Acqua solidificata in forme di vetro: la mostra di Fabrizio Plessi per Barovier&Toso ARTE

By Cristina Ferrari
Pubblicato il
Aprile 2026

Galleria Barovier&Toso, ritratto di Fabrizio Plessi, 2025. Photo di courtesy

“Esplorare il vetro di Murano come puro materiale artistico, al di là della tradizione funzionale”: è questo l’invito che Barovier&Toso ARTE, galleria fondata sull’eredità di Barovier&Toso, la più antica vetreria al mondo, nata a Murano (Venezia) ha rivolto ad artisti di prestigio, con poca o nessuna esperienza pregressa con questo antico mezzo espressivo.

L’invito è stato raccolto da Fabrizio Plessi, videoartista di fama internazionale che crea opere e installazioni in cui le potenzialità delle tecnologie elettroniche e digitali dialogano con il patrimonio della cultura materiale e immateriale. Il risultato è Perdersi in un bicchier d’acqua (fino al 21 giugno), la sua prima mostra significativa dedicata al vetro di Murano, con cui Plessi è tornato agli archetipi fondamentali della produzione vetraria – la bottiglia e il bicchiere. “Questa espressione italiana, che descrive il paradosso di essere sopraffatti da qualcosa di apparentemente marginale, cattura l’essenza della filosofia artistica di Plessi, secondo cui le forme più elementari – un semplice bicchiere o l’acqua stessa – possono contenere infinita complessità e profondità emotiva se viste attraverso il prisma della trasformazione artistica”.

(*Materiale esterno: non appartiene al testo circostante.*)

def plan_stack(cin0: int, dilations: Sequence[int], precision: str, n_frames: int,
               operands_kept: bool = True) -> Tuple[BlockRoute, ...]:
    n = len(dilations)
    fits = n_frames <= PITCH - 1
    blocks = []
    for l, t in enumerate(int(t) for t in dilations):
        if precision == "f16x3" and (cin0 if l == 0 else CO) == 64:
            sp_w = WGRAD_SPARSE and t <= WGRAD_SPARSE_MAX_T and fits
            sp_d = DGRAD_SPARSE and fits
            dgrad = ("sparse+ln" if LN_FUSED else "sparse") if sp_d else "dense"
            blocks.append(dict(fwd="f16x3", operand="kept" if operands_kept else "rederived", wgrad="sparse" if sp_w else "dense",
                               routed_pair=not sp_w or (l > 0 and not sp_d), dgrad=dgrad if l > 0 else None))
        elif precision == "f16x3" and l == 0 and cin0 == 2 and BLOCK1_F16 and t == 1:
            blocks.append(dict(fwd="kvec", operand=None, wgrad="f32", routed_pair=False, dgrad=None))
        else:
            blocks.append(dict(fwd="f32", operand=None, wgrad="f32", routed_pair=False, dgrad="f32" if l > 0 else None))
    for l, b in enumerate(blocks):
        b["stats"] = "epilogue" if l > 0 and blocks[l - 1]["leaves_stats"] else "sweep"
        b["leaves_stats"] = STATS_FUSED and l + 1 < n and b["fwd"] != "f32"
    blocks[-1]["g_in"] = "f32+gmax" if blocks[-1]["fwd"] == "f16x3" else "f32"
    kvec_kept = blocks[0]["fwd"] == "kvec" and operands_kept
    for l in range(n - 1, 0, -1):
        b, below = blocks[l], blocks[l - 1]
        pooled_only = l > 1 and below["wgrad"] == "sparse" and below["dgrad"] in ("sparse", "sparse+ln")
        if b["dgrad"] == "sparse+ln" and GPOOL_FUSED and pooled_only:
            b["ln_bwd"], below["g_in"] = "gpool", "pooled"
        elif b["dgrad"] == "sparse+ln" and BLOCK1_PAIR and l == 1 and kvec_kept:
            b["ln_bwd"], below["g_in"] = "pair", "pair"
        elif below["fwd"] == "f16x3" or (l == 1 and kvec_kept):
            b["ln_bwd"], below["g_in"] = "plain+gmax", "f32+gmax"
        else:
            b["ln_bwd"], below["g_in"] = "plain", "f32"
    blocks[0]["ln_bwd"] = None
    if kvec_kept and blocks[0]["g_in"] != "f32":
        blocks[0].update(operand="kept", wgrad="kvec_pair" if blocks[0]["g_in"] == "pair" else "kvec_scaled")
    return tuple(BlockRoute(**b) for b in blocks)


class _Act(NamedTuple):
    p: T
    slope: Optional[T] = None
    bias: Optional[T] = None
    stats_part: Optional[T] = None


class _Grad(NamedTuple):
    G: Optional[T] = None
    gmax: Optional[T] = None
    pooled: Optional[tuple] = None
    pair_scale: Optional[T] = None
    bsum: Optional[T] = None


class _Split(NamedTuple):
    G: Optional[T] = None
    dz: Tuple[Optional[T], Optional[T]] = (None, None)
    gc: Tuple[Optional[T], ...] = (None, None, None)
    scale: Optional[T] = None
    x16: Tuple[Optional[T], Optional[T]] = (None, None)


class _ParamGrads:

    def __init__(self, n: int, direct: Optional[List[T]]) -> None:
        self.direct, self.grads = direct, [None] * n

    def weight(self, i: int, w: T) -> T:
        self.grads[i] = self.direct[i] if self.direct is not None else torch.empty_like(w)
        return self.grads[i]

    def reduce(self, i: int, part: T, rows: int, cols: int) -> None:
        self.grads[i] = _reduce_rows(part, rows, cols, self.direct[i].view(-1) if self.direct is not None else None)

    def for_autograd(self) -> List[Optional[T]]:
        return [None] * len(self.grads) if self.direct is not None else self.grads


def _block_fwd(r: BlockRoute, x: _Act, w: T, b: T, a: T, n_frames: int, t: int, first: bool):
    B, cin, H, _ = x.p.shape
    dev, st = x.p.device, _hip.stream()
    stats = _f32(dev, B, cin, 2)
    if r.stats == "epilogue":
        _hip.call("mx_plane_stats_finish", _hip.ptr(x.stats_part), _hip.ptr(x.bias), _hip.ptr(x.slope), B, cin, H,
                  n_frames, LN_EPS, _hip.ptr(stats), st)
    else:
        _hip.call("mx_plane_stats", _hip.ptr(x.p), _hip.ptr(x.slope), B, cin, H, n_frames, LN_EPS, _hip.ptr(stats), st)
    a_out = a.contiguous()
    p = _f32(dev, B, 64, H // 2, PITCH)
    amax = torch.empty((B, 64, H // 2, PITCH), device=dev, dtype=torch.uint8)
    stats_part = _f32(dev, B, H // 2, 64, 2) if r.leaves_stats else None
    operand = None
    if r.fwd == "f16x3":
        operand = _f16_pair(dev, B, H, 4, PITCH, 16)
        _hip.call("mx_conv_prep_fwd_f16", _hip.ptr(x.p), _hip.ptr(stats), _hip.ptr(x.slope), B, H, n_frames,
                  _hip.ptr(operand[0]), _hip.ptr(operand[1]), st)
        w_hi, w_lo = _pack_f16(w, 0)
        _hip.call("mx_conv_block_fwd_f16", _hip.ptr(operand[0]), _hip.ptr(operand[1]), _hip.ptr(w_hi), _hip.ptr(w_lo),
                  _hip.ptr(b.contiguous()), B, H, n_frames, t, _hip.ptr(p), _hip.ptr(amax),
                  _hip.ptr(a_out) if r.leaves_stats else None, _hip.ptr(stats_part), st)
    elif r.fwd == "kvec":
        operand = _f16_pair(dev, B, H, 1, PITCH, 16)
        _hip.call("mx_conv_prep_fwd_kvec_f16", _hip.ptr(x.p), _hip.ptr(stats), B, H, n_frames, _hip.ptr(operand[0]),
                  _hip.ptr(operand[1]), st)
        wk_hi, wk_lo = _f16_pair(dev, W_KVEC_ELEMS)
        _hip.call("mx_conv_pack_weights_kvec_f16", _hip.ptr(w.detach().contiguous()), _hip.ptr(wk_hi), _hip.ptr(wk_lo), st)
        _hip.call("mx_conv_block1_fwd_f16", _hip.ptr(operand[0]), _hip.ptr(operand[1]), _hip.ptr(wk_hi), _hip.ptr(wk_lo),
                  _hip.ptr(b.contiguous()), B, H, n_frames, _hip.ptr(p), _hip.ptr(amax),
                  _hip.ptr(a_out) if r.leaves_stats else None, _hip.ptr(stats_part), st)
    else:
        wt = _pack(w, 0)
        _hip.call("mx_conv_block_fwd", _hip.ptr(x.p), _hip.ptr(stats), _hip.ptr(x.slope), _hip.ptr(wt),
                  _hip.ptr(b.contiguous()), B, cin, H, n_frames, t, 1 if first else 0, _hip.ptr(p), _hip.ptr(amax), st)
    return _Act(p, a_out, b.contiguous(), stats_part), (x.p, stats, amax), operand


def _head_bwd(r_last: BlockRoute, p_last: T, slope_last: T, wout: T, latent: T, out: T, d_out: T, d_latent: Optional[T],
              n_frames: int, gmax_cell: T, pg: _ParamGrads, i_wout: int, i_slope: int) -> _Grad:
    B, L, Hl, dev = out.size(0), out.size(1), p_last.size(2), out.device
    G = torch.empty_like(p_last)
    dw_part, db_part, ds_part = _f32(dev, B, L * 64), _f32(dev, B, L), _f32(dev, B, 64)
    gmax = gmax_cell if r_last.g_in == "f32+gmax" else None
    _hip.call("mx_head_bwd", _hip.ptr(p_last), _hip.ptr(slope_last), _hip.ptr(wout.contiguous()),
              _hip.ptr(latent), _hip.ptr(out), _hip.ptr(d_out), _hip.ptr(d_latent), B, 64, Hl, n_frames, L,
              _hip.ptr(G), _hip.ptr(dw_part), _hip.ptr(db_part), _hip.ptr(ds_part), _hip.ptr(gmax), _hip.stream())
    pg.reduce(i_wout, dw_part, B, L * 64)
    pg.grads[i_wout] = pg.grads[i_wout].view_as(wout)
    pg.reduce(i_wout + 1, db_part, B, L)
    pg.reduce(i_slope, ds_part, B, 64)
    return _Grad(G=G, gmax=gmax)


def _wgrad_f16x3(r: BlockRoute, l: int, g: _Grad, kept: dict, x_in: T, stats: T, amax: T, slope_prev: Optional[T],
                 n_frames: int, t: int, dW: T) -> _Split:
    B, _, H, _ = x_in.shape
    Hp, dev, st = H // 2, x_in.device, _hip.stream()
    dz = _f16_pair(dev, B, H, 4, PITCH, 16) if r.routed_pair else (None, None)
    if r.g_in == "pooled":
        gc_hi, gc_lo, gc_idx, gidx, scale = g.pooled
    else:
        ready = r.g_in == "f32+gmax"
        ws = g.gmax if ready else torch.empty(1, device=dev, dtype=torch.int32)
        scale = _f32(dev, 2)
        _hip.call("mx_conv_prep_dgrad_f16", _hip.ptr(g.G), _hip.ptr(amax), B, H, n_frames, _hip.ptr(ws),
                  1 if ready else 0, _hip.ptr(scale), _hip.ptr(dz[0]), _hip.ptr(dz[1]), st)
        gc_hi = gc_lo = gc_idx = gidx = None
        if r.wgrad == "sparse" or r.dgrad_sparse:
            gc_hi, gc_lo = _f16_pair(dev, B, Hp, 4, PITCH, 16)
            gc_idx = torch.empty((B, Hp, 4, PITCH), device=dev, dtype=torch.int32)
            if r.wgrad == "sparse":
                gidx = torch.empty((B, 64, Hp, WS_ROW_KS, 2), device=dev, dtype=torch.int16)
            _hip.call("mx_conv_prep_gpool_cl_f16", _hip.ptr(g.G), _hip.ptr(amax), _hip.ptr(scale), B, H, n_frames,
                      _hip.ptr(gc_hi), _hip.ptr(gc_lo), _hip.ptr(gc_idx), _hip.ptr(gidx), st)
    if r.operand == "kept":
        x_hi, x_lo = kept.pop(l)
    else:
        x_hi, x_lo = _f16_pair(dev, B, H, 4, PITCH, 16)
        _hip.call("mx_conv_prep_fwd_f16", _hip.ptr(x_in), _hip.ptr(stats), _hip.ptr(slope_prev), B, H, n_frames,
                  _hip.ptr(x_hi), _hip.ptr(x_lo), st)
    rps, n_slabs = _slabs(B * Hp if r.wgrad == "sparse" else B * H, 256)
    part = _wgrad_part(n_slabs, 64, dev)
    if r.wgrad == "sparse":
        _hip.call("mx_conv_block_wgrad_sp_f16", _hip.ptr(gc_hi), _hip.ptr(gc_lo), _hip.ptr(gidx), _hip.ptr(x_hi),
                  _hip.ptr(x_lo), _hip.ptr(scale), B, H, n_frames, t, rps, _hip.ptr(part), _hip.ptr(dW), st)
    else:
        _hip.call("mx_conv_block_wgrad_f16", _hip.ptr(dz[0]), _hip.ptr(dz[1]), _hip.ptr(x_hi), _hip.ptr(x_lo),
                  _hip.ptr(scale), B, H, t, rps, _hip.ptr(part), _hip.ptr(dW), st)
    return _Split(dz=dz if r.dgrad == "dense" else (None, None), gc=(gc_hi, gc_lo, gc_idx), scale=scale,
                  x16=(x_hi, x_lo) if r.dgrad == "sparse+ln" else (None, None))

Galleria Barovier&Toso, Fabrizio Plessi, installation view, 2025. Ph. Studio Pointer
Galleria Barovier&Toso, Fabrizio Plessi, dettaglio, 2025. Photo di courtesy

Forme “turbolente” di acqua solida

Si tratta della prima mostra significativa dell’artista dedicata al vetro di Murano e alla sua secolare tradizione, con cui Plessi rinnova il suo legame “nuziale” con l’acqua, la luce e, appunto per la prima volta, con il vetro, riaffermando il dialogo profondo tra innovazione artistica e tradizione veneziana. L’esposizione, dal significativo di perdersi in un bicchier d’acqua, presenta un insieme di opere che, come già detto, “indagano il materiale nella sua essenza più pura, al di là della consueta dimensione funzionale”. Si parte dallo spazio bar che introduce alla galleria dove sono esposte opere che reinterpretano le forme archetipe del vetro vero vocabolario della produzione da oltre tremila anni, bottiglie e bicchieri, contenitori conosciuti fin dall’antichità per la loro funzione di contenere l’acqua. Acqua appunto: queste forme, sapientemente modellate da Plessi, abbandonano la loro funzione originaria e si trasformano in sculture autonome che sembrano solidificarsi nel movimento dell’acqua, fluide, come in movimento, eppure solide, “dove la turbolenza – cifra stilistica dell’artista – si traduce in materia”.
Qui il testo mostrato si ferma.